Forgot all about Stir of Echoes. I really liked The Orphanage, didn't see either versions of "The Eye".


----------



## marty1

The Japanese versions are always better than the poxy remakes! The only one that came close was the ring.

Another creepy film that I felt was quite underated was Dragonfly, I was expecting very little from it and was pleasantly surprised.


----------



## nova

I always thought there were as many creepy scenes in The Evil Dead as there were campy scenes. I also loved the original Halloween but didn't really find it creepy.


----------



## Ronm1

Another :thumb: for Stir of Echoes.


----------



## Infrasonic

I rarely watch horror movies but I really enjoyed The Orphanage - I would say it was more of a suspense/thriller than horror. Pulse is another creepy horror movie which is worth the rental just for the amazing bass.

As far as creepiest/most disturbing movies my top two would be Requiem for a Dream and Old Boy.


----------



## virtualpj

I'd throw in "The Grudge"...stop-motion and that under-the-sheets scene still haunts me.


----------



## Cory Phoenix

I definitely remember being creeped out during The Exorcist and The Ring. I also thought The Strangers was creepy; especially the ending. I'm also a sucker for the original NOTLD. :T


----------



## Stitch

I can watch 'devils rejects' or any horror flick,but, 'stir of echoes' always freaked me out


----------



## sparky77

The new Justin Bieber Movie.... JK, but any of the Rob Zombie movies should do fine. For some reason Poltergeist II freaked me out when I was a kid, haven't been able to watch it again since. "See No Evil" (2006) is something totally different and guarantee you'll have a headache at the end of the movie.


----------



## Dale Rasco

I may have to watch Stir of Echoes again. I haven't seen it since it first came out on DVD.


----------



## Stitch

I just got the original sub titled 'let the right one in'. Heard it's pretty freaky..only took a year to be re made in English,so it must be good


----------



## chrapladm

Let the right one in was ok.

I think I have seen quite a few horror movies and most are all ok.

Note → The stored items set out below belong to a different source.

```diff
@@ -860,7 +913,11 @@
     const int lane = threadIdx.x, sub = lane / SG, sl = lane % SG, lane0 = lane - sl;
     const int nc = min(P.ncand[frame], P.cand_cap);
     const int npk = PHASE == 3 ? nc - P.npacks[2 * frame + 1]
+                  : PHASE == 2 ? P.npacks2[2 * frame]
                                : P.npacks[2 * frame + (SG == 8 ? 0 : 1)];
+    static_assert(PHASE != 2 || SG == 8, "the second kernel is a packed build");
+    const uint32_t* __restrict__ pack_list = (PHASE == 2 ? P.packs2 : P.packs) + (size_t)frame * P.cand_cap;
+    const uint32_t* __restrict__ pack_ord = (PHASE == 2 ? P.pack_order2 : P.pack_order) + (size_t)frame * P.cand_cap;
     const uint16_t* __restrict__ limg = P.labels + ((size_t)frame * g.hrows) * g.lp;
     const int32_t* __restrict__ tbase = P.tile_base + (size_t)frame * g.tiles_x * g.tiles_y;
     const int32_t* __restrict__ rootof = P.root_of + (size_t)frame * g.pool_cap;
@@ -878,7 +935,7 @@
         stamp(-1);
         int first, cnt;
         if constexpr (SG == 8) {
-            const uint32_t pw = P.packs[(size_t)frame * P.cand_cap + pk];
+            const uint32_t pw = pack_list[pk];
             first = (int)(pw & 0xffffffu);
             cnt = (int)(pw >> 24);
         } else if constexpr (PHASE == 3) {
@@ -889,12 +946,15 @@
             cnt = 1;
         }
         const bool act = sub < cnt;
-        const int ci = (int)P.pack_order[(size_t)frame * P.cand_cap + first + (act ? sub : 0)];
+        const int ci = (int)pack_ord[first + (act ? sub : 0)];
         const Candidate cd = P.cand[(size_t)frame * P.cand_cap + ci];
+        CandAux* aux = P.cand_aux + (size_t)frame * P.cand_cap + ci;
         const int x_min = cd.x_min, y_min = cd.y_min;
         const int w = cd.x_max - cd.x_min + 1, h = cd.y_max - cd.y_min + 1;
         const int C = pack_points(w, h);
-        const int need = act ? (PHASE == 3 ? scan_need(w, h) : pack_need(w, h)) : 0;
+        int nb2 = 0;
+        if constexpr (PHASE == 2) nb2 = aux->n_boundary;
+        const int need = act ? (PHASE == 3 ? scan_need(w, h) : PHASE == 2 ? need2(nb2) : pack_need(w, h)) : 0;
         int off = 0;
 #pragma unroll
         for (int k = 0; k < 64 / SG; k++) {
@@ -902,7 +962,6 @@
             if (k < sub) off += v;
         }
         if (!act) continue;
-        CandAux* aux = P.cand_aux + (size_t)frame * P.cand_cap + ci;
         if constexpr (SG == 64 && PHASE != 3) {
             if (need <= tier_lo) continue;
             if (need > WORDS) {
@@ -919,8 +978,8 @@
         uint32_t* mem = s_mem + off;
         uint32_t* tb = mem;
         uint32_t* lr = tb + w + 2;
-        uint32_t* bufA = lr + h + 2;
-        uint32_t* bufB = bufA + (PHASE == 3 ? h : C);
+        uint32_t* bufA = PHASE == 2 ? mem + (need >> 1) : lr + h + 2;
+        uint32_t* bufB = PHASE == 2 ? mem : bufA + (PHASE == 3 ? h : C);
         uint32_t* lef = bufA;
         uint32_t* rig = bufB;
         const int sgshift = sub * SG;
@@ -1671,9 +1730,7 @@
         if constexpr (PHASE == 2) {
             p0 = aux->line0;
             if (p0 < 0) continue;
-            n = n_boundary = aux->n_boundary;
-            acx = aux->acx;
-            acy = aux->acy;
+            n = nb2;
             const uint32_t* slot = P.cl_pool + (size_t)frame * P.cl_cap + p0;
             for (int k = sl; k < n; k += SG) bufB[k] = slot[k];
             wave_fence();
@@ -1823,9 +1880,13 @@
         }
         if (sl == 0) {
             aux->line0 = ok ? l0 : -1;
-            aux->acx = ok ? acx : 0.f;
-            aux->acy = ok ? acy : 0.f;
-            aux->n_boundary = n_boundary;
+            if constexpr (PHASE == 2) {
+                if (!ok) aux->acx = 0.f, aux->acy = 0.f;
+            } else {
+                aux->acx = ok ? acx : 0.f;
+                aux->acy = ok ? acy : 0.f;
+                aux->n_boundary = n_boundary;
+            }
         }
         stamp(4);
     }
@@ -2523,12 +2584,14 @@
             hipLaunchKernelGGL((k_quad_edges_packed<64, kScanWords, CTAG_SCAN_WAVES, false, true, 3>), dim3(nframes, pl.scan_gx), dim3(64), 0, s, P, g, nframes, 0);
         if (pl.small_cfg) {
             hipLaunchKernelGGL((k_quad_edges_packed<8, kPackWordsSmall, kPackWavesSmall, false, REF, 1, true>), grid, dim3(64), 0, s, P, g, nframes, 0);
+            hipLaunchKernelGGL(k_repack, dim3(nframes), dim3(64), 0, s, P, nframes, pl.pack_max, kPackWordsSmall);
             hipLaunchKernelGGL((k_quad_edges_packed<8, kPackWordsSmall, kPackWavesSmallP2, false, REF, 2>), grid, dim3(64), 0, s, P, g, nframes, 0);
         } else {
             hipLaunchKernelGGL((k_quad_edges_packed<8, kPackWords, CTAG_PACK_WAVES, false, REF, 0, true>), grid, dim3(64), 0, s, P, g, nframes, 0);
         }
     } else if (pl.small_cfg) {
         hipLaunchKernelGGL((k_quad_edges_packed<8, kPackWordsSmall, kPackWavesSmall, false, REF, 1>), grid, dim3(64), 0, s, P, g, nframes, 0);
+        hipLaunchKernelGGL(k_repack, dim3(nframes), dim3(64), 0, s, P, nframes, pl.pack_max, kPackWordsSmall);
         hipLaunchKernelGGL((k_quad_edges_packed<8, kPackWordsSmall, kPackWavesSmallP2, false, REF, 2>), grid, dim3(64), 0, s, P, g, nframes, 0);
     } else {
         hipLaunchKernelGGL((k_quad_edges_packed<8, kPackWords, CTAG_PACK_WAVES, false, REF>), grid, dim3(64), 0, s, P, g, nframes, 0);
diff --git a/include/ctag_testkit.h b/include/ctag_testkit.h
--- a/include/ctag_testkit.h
+++ b/include/ctag_testkit.h
@@ -23,6 +23,7 @@
 #define CTAG_DBG_LINES 10
 #define CTAG_DBG_LINE_POINTS 12
 #define CTAG_DBG_LINE_FITS 13
+#define CTAG_DBG_PACKS 14
 long ctag_debug_fetch(ctag_handle* h, int frame, int what, void* dst, size_t capacity_elems);
 
 int ctag_math_probe(ctag_handle* h, int op, int n, const double* a, const double* b, double* out);
diff --git a/testkit/__init__.py b/testkit/__init__.py
--- a/testkit/__init__.py
+++ b/testkit/__init__.py
@@ -15,7 +15,7 @@
                        ("radius", "<f8", (8,))])
 TRUTH_DT = np.dtype([("n_markers", "<i4"), ("dict_row", "<i4", (8,)), ("strip_len", "<f4", (8,)),
                      ("corners", "<f4", (8, 8))])
-DBG_HALF, DBG_LABELS, DBG_CANDIDATES, DBG_CAND_QUADS, DBG_FEATURES0, DBG_FEATURES1, DBG_FEATURES2, DBG_PREMARKERS, DBG_GRAY, DBG_LINES, DBG_MASK, DBG_LINE_POINTS, DBG_LINE_FITS = range(1, 14)
+DBG_HALF, DBG_LABELS, DBG_CANDIDATES, DBG_CAND_QUADS, DBG_FEATURES0, DBG_FEATURES1, DBG_FEATURES2, DBG_PREMARKERS, DBG_GRAY, DBG_LINES, DBG_MASK, DBG_LINE_POINTS, DBG_LINE_FITS, DBG_PACKS = range(1, 15)
 SYNTH_SEED = 0x4354616753594E00
 
 EXPORTS = ["ctag_debug_fetch", "ctag_math_probe", "ctag_testkit_exp32_k0_sweep", "ctag_testkit_unpack_gathered", "ctag_testkit_stall_stream", "ctag_synth_frames_device", "ctag_synth_frame_host",
@@ -262,7 +262,7 @@
             raise CtagError(-1, "ctag_debug_fetch(%d)" % what)
         if what in (DBG_HALF, DBG_GRAY, DBG_MASK):
             a = np.zeros(n, np.uint8)
-        elif what in (DBG_LABELS, DBG_CANDIDATES, DBG_LINES, DBG_LINE_POINTS):
+        elif what in (DBG_LABELS, DBG_CANDIDATES, DBG_LINES, DBG_LINE_POINTS, DBG_PACKS):
             a = np.zeros(n, np.int32)
         elif what == DBG_PREMARKERS:
             a = np.zeros(1, ca.RESULT_DT)
diff --git a/testkit/ctag_testkit.hip b/testkit/ctag_testkit.hip
--- a/testkit/ctag_testkit.hip
+++ b/testkit/ctag_testkit.hip
@@ -391,6 +391,32 @@
                     }
             }
             return (long)(total * 2);
+        }
+        case CTAG_DBG_PACKS: {
+            int32_t hd[5] = {0, 0, 0, 0, 0};
+            if (!d2h(&hd[0], W.ncand + frame, 4) || !d2h(&hd[1], W.npacks + 2 * frame, 8) || !d2h(&hd[3], W.npacks2 + 2 * frame, 8)) return -2;
+            hd[0] = std::min(hd[0], W.cand_cap);
+            const size_t nc = (size_t)hd[0], np1 = (size_t)hd[1], np2 = (size_t)hd[3], nel = (size_t)hd[4];
+            if (hd[1] < 0 || hd[3] < 0 || hd[4] < 0 || np1 > nc || np2 > nc || nel > nc) return -2;
+            const size_t total = 5 + np1 + np2 + nc + nel + nc;
+            if (dst && cap >= total) {
+                int32_t* o = static_cast<int32_t*>(dst);
+                std::memcpy(o, hd, sizeof(hd));
+                o += 5;
+                const size_t fo = (size_t)frame * W.cand_cap;
+                if (np1 && !d2h(o, W.packs + fo, np1 * 4)) return -2;
+                o += np1;
+                if (np2 && !d2h(o, W.packs2 + fo, np2 * 4)) return -2;
+                o += np2;
+                if (nc && !d2h(o, W.pack_order + fo, nc * 4)) return -2;
+                o += nc;
+                if (nel && !d2h(o, W.pack_order2 + fo, nel * 4)) return -2;
+                o += nel;
+                std::vector<CandAux> a(std::max<size_t>(nc, 1));
+                if (nc && !d2h(a.data(), W.cand_aux + fo, nc * sizeof(CandAux))) return -2;
+                for (size_t i = 0; i < nc; i++) o[i] = a[i].n_boundary;
+            }
+            return (long)total;
         }
         case CTAG_DBG_PREMARKERS: {
             if (!v.keep_pre) return -1;
```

Not sure on creapiest for me. I think the scariest movie for me was when I was younger and that was "IT."

That movie was awesome. I cant really watch it anymore because it doesn't do the same thing but that was a good one for me.

Rob Zombie's editions are awesome. Devils rejects I wouldn't call a horror movie but a good movie from Rob. I loved his remakes of Halloween and TCM. Both of those series after watching, gave me more of a feeling of being a child again and being scared. I wouldn't call it scared but the feelings of being scared in the movie really come out.

I really could almost feel the terror the guy in TCM prequel had when he had to tell leatherface that the butcher plant was closed and he had to leave.

I could go on and on about horror movies so I will be quiet now. Just my .08 cents.


----------



## cpacholke

Another vote for "The Grudge". My wife still can't hear that sound without out. For a while, we had a washing machine that was loosing it's bearing and kept making that clicking sound... talk about fun times in our house for a while. At least we got a new washing machine out of it lol


----------



## fitzwaddle

Man this is really bugging me, I can't remember the title - something with a little girl that was hanging around with some old guy who had someone stuffed like a taxidermist or something? The details escape me, I only saw part of it, but it was 10/10 on the creepy scale.

Ring a bell to anyone??


----------



## Dale Rasco

fitzwaddle said:


> Man this is really bugging me, I can't remember the title - something with a little girl that was hanging around with some old guy who had someone stuffed like a taxidermist or something? The details escape me, I only saw part of it, but it was 10/10 on the creepy scale.
> 
> Ring a bell to anyone??


I haven't heard of that premise before. I do remember the Japanese movie Audtion that was way out in left field on the creepy scale.


----------



## Dale Rasco

And as a kid I remember being terrified of Angus Scrimm in Phantasm.


----------



## Stitch

The audition?I am Very impressed,Dale .....pretty creepy- definitely re- visit 'stir of echoes'


----------



## Dale Rasco

Thanks Stitch, I am a huge fan of Asian cinema. Versus, Old Boy, Lady Vengeance, Ichi The Killer.... Love em'!


----------



## Infrasonic

Dale, you might also like a movie called Battle Royale - I think it's worth a rental for you because it fits into that genre.


----------



## skipper

Well for me it was Nightmere on elm street.original halloween and pulse was quite scarry


----------



## Stitch

Anyone see the new movie 'devil' ?----would like to see a 'dale' review on that one!!


----------



## chrapladm

Rec......wasn't bad. I never liked the hand held camera view but I think it just added more realism to the film by only giving you a narrow view point.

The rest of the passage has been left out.